• _DESCRIPTION OF THE TASK_
Read the lines of the data below and retrieve those with "vectorize".

====== EXTRACTED DATA ======

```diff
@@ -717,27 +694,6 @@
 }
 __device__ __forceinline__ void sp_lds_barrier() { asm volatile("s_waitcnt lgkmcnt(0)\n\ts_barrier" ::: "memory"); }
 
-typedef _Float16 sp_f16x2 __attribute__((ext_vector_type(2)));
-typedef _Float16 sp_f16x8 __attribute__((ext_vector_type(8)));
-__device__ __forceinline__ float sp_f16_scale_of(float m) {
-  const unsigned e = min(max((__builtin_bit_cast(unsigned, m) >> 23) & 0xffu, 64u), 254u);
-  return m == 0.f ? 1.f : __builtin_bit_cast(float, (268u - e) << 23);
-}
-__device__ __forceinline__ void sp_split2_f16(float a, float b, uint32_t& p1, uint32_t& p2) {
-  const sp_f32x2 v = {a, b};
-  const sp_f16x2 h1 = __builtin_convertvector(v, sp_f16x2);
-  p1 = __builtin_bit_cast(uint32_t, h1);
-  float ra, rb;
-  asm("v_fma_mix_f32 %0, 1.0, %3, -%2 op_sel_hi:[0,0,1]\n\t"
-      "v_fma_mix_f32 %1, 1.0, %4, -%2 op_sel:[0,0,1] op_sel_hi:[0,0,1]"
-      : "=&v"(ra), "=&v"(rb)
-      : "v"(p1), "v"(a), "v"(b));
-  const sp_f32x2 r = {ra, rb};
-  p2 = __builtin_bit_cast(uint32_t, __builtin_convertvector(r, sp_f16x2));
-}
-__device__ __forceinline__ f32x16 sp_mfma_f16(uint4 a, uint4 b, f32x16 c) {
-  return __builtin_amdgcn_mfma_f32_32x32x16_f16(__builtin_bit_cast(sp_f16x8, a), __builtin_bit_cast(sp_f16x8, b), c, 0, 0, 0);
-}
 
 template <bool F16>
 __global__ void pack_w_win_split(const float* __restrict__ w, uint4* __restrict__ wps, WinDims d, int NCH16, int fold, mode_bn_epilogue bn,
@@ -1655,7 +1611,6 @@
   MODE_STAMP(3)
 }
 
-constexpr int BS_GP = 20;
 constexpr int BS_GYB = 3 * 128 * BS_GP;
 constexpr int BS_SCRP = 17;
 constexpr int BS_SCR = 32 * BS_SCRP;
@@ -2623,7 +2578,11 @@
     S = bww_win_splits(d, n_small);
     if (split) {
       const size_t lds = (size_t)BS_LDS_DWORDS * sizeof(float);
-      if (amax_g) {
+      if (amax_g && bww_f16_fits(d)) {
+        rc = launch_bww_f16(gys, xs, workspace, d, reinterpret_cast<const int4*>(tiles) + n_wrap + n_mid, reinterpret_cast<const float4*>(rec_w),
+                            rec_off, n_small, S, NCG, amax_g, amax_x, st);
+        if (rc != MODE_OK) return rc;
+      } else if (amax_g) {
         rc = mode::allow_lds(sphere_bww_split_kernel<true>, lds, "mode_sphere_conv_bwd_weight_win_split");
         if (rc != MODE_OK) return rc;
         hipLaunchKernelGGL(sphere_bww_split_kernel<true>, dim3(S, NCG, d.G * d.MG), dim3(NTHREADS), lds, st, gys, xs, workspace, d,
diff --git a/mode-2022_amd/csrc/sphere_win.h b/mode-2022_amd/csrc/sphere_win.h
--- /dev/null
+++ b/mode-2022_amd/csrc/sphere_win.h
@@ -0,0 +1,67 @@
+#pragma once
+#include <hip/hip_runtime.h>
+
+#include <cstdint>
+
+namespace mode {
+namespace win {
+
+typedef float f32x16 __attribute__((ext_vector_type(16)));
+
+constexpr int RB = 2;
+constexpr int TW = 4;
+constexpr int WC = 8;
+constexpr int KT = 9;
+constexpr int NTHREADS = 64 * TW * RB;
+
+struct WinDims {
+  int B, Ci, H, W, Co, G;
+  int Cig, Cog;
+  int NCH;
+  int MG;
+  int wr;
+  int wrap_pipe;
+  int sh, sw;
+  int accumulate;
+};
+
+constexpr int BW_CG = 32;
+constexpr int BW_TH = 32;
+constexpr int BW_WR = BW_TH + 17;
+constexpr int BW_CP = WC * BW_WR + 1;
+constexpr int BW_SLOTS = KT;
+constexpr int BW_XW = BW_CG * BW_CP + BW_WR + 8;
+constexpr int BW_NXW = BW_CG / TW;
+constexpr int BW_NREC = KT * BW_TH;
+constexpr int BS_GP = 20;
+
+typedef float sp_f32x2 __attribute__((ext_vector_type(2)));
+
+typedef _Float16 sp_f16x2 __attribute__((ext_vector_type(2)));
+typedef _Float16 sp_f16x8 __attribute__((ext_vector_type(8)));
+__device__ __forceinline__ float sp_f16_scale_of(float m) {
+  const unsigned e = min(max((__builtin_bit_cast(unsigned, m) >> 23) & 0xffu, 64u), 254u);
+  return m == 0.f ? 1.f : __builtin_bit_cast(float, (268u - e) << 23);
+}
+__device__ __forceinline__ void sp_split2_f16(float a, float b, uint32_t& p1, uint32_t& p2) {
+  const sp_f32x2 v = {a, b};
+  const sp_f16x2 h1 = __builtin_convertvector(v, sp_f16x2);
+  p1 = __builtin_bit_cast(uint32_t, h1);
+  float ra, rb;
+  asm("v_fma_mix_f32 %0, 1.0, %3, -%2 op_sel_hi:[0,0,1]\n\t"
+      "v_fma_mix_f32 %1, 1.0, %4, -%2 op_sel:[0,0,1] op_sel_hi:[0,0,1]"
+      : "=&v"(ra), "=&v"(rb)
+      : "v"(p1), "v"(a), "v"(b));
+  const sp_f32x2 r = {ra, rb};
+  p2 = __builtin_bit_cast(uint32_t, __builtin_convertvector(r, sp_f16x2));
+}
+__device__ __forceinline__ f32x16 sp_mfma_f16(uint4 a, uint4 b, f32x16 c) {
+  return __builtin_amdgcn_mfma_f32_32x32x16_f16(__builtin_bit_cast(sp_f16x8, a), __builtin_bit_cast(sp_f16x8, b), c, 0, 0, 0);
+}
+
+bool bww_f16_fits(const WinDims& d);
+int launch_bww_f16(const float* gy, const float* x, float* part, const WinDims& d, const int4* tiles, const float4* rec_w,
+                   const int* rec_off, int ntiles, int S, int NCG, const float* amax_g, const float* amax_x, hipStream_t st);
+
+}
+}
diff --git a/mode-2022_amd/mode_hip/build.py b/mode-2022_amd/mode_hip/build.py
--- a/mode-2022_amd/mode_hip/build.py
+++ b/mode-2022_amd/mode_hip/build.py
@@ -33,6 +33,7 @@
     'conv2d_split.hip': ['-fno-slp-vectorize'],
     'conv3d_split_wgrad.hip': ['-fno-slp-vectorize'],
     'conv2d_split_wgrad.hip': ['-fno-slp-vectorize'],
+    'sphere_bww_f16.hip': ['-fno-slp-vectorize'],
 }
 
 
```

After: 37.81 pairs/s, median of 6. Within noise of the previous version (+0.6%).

======
====== EXTRACTED DATA ======

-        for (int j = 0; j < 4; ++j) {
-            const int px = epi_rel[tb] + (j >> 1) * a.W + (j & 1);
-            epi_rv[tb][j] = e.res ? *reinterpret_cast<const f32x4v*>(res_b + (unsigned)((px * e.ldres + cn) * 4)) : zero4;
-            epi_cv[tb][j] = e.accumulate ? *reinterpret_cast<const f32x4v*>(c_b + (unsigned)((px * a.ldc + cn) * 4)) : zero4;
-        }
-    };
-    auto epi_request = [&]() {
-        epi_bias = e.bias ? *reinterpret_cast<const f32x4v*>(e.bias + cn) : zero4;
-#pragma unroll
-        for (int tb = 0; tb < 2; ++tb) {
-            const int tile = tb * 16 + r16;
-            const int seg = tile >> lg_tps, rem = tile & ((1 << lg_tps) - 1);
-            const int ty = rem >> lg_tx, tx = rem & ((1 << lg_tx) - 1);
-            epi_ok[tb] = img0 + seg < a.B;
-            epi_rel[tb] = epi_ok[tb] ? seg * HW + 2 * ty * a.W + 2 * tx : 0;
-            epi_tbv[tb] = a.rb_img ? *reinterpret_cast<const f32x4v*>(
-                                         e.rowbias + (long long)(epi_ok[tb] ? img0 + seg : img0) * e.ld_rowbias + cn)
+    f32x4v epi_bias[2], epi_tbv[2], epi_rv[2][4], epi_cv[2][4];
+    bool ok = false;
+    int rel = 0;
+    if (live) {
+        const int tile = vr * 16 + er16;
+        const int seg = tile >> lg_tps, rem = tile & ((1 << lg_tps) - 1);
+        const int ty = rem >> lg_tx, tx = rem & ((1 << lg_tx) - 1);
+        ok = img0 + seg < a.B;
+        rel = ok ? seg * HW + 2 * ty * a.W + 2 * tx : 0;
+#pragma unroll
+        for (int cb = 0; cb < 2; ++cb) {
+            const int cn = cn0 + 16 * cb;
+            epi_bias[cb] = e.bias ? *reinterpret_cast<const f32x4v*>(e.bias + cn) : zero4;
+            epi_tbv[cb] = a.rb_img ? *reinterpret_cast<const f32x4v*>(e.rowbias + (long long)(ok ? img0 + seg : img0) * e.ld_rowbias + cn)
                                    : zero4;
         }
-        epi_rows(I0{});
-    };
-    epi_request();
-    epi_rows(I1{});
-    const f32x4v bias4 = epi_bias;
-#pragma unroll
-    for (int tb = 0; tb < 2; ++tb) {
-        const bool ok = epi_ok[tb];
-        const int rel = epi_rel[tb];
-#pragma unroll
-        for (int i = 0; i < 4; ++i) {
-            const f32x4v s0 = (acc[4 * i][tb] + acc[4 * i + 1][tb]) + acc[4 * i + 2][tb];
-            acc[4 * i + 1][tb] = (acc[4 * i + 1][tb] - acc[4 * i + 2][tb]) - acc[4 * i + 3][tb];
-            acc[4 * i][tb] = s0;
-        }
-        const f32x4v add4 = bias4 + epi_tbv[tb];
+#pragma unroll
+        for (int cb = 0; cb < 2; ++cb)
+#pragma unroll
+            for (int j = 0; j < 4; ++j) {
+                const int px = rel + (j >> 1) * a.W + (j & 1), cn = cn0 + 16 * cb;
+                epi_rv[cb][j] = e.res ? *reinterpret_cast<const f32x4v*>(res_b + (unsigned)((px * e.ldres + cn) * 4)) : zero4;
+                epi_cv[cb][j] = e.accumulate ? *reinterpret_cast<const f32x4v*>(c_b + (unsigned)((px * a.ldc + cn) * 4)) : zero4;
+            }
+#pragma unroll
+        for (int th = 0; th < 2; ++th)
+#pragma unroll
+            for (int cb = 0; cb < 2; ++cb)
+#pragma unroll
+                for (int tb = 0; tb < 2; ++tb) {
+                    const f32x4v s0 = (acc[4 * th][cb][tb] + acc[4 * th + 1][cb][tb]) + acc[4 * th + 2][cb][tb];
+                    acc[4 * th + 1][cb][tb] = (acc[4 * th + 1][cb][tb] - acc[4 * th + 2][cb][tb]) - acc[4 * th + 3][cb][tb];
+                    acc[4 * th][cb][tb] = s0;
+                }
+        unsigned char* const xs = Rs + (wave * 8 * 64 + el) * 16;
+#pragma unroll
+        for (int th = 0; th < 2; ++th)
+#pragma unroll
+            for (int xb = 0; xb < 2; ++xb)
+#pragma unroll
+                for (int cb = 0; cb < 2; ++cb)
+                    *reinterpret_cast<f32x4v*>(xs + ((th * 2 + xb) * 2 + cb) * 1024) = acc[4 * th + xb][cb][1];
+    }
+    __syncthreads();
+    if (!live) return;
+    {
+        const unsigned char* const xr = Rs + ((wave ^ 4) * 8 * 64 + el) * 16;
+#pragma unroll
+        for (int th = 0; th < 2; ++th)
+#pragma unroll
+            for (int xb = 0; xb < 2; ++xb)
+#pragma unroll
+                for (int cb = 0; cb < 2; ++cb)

======

• _SOLUTION FOR THIS EXERCISE_
     'conv2d_split.hip': ['-fno-slp-vectorize'],
     'conv3d_split_wgrad.hip': ['-fno-slp-vectorize'],
     'conv2d_split_wgrad.hip': ['-fno-slp-vectorize'],
+    'sphere_bww_f16.hip': ['-fno-slp-vectorize'],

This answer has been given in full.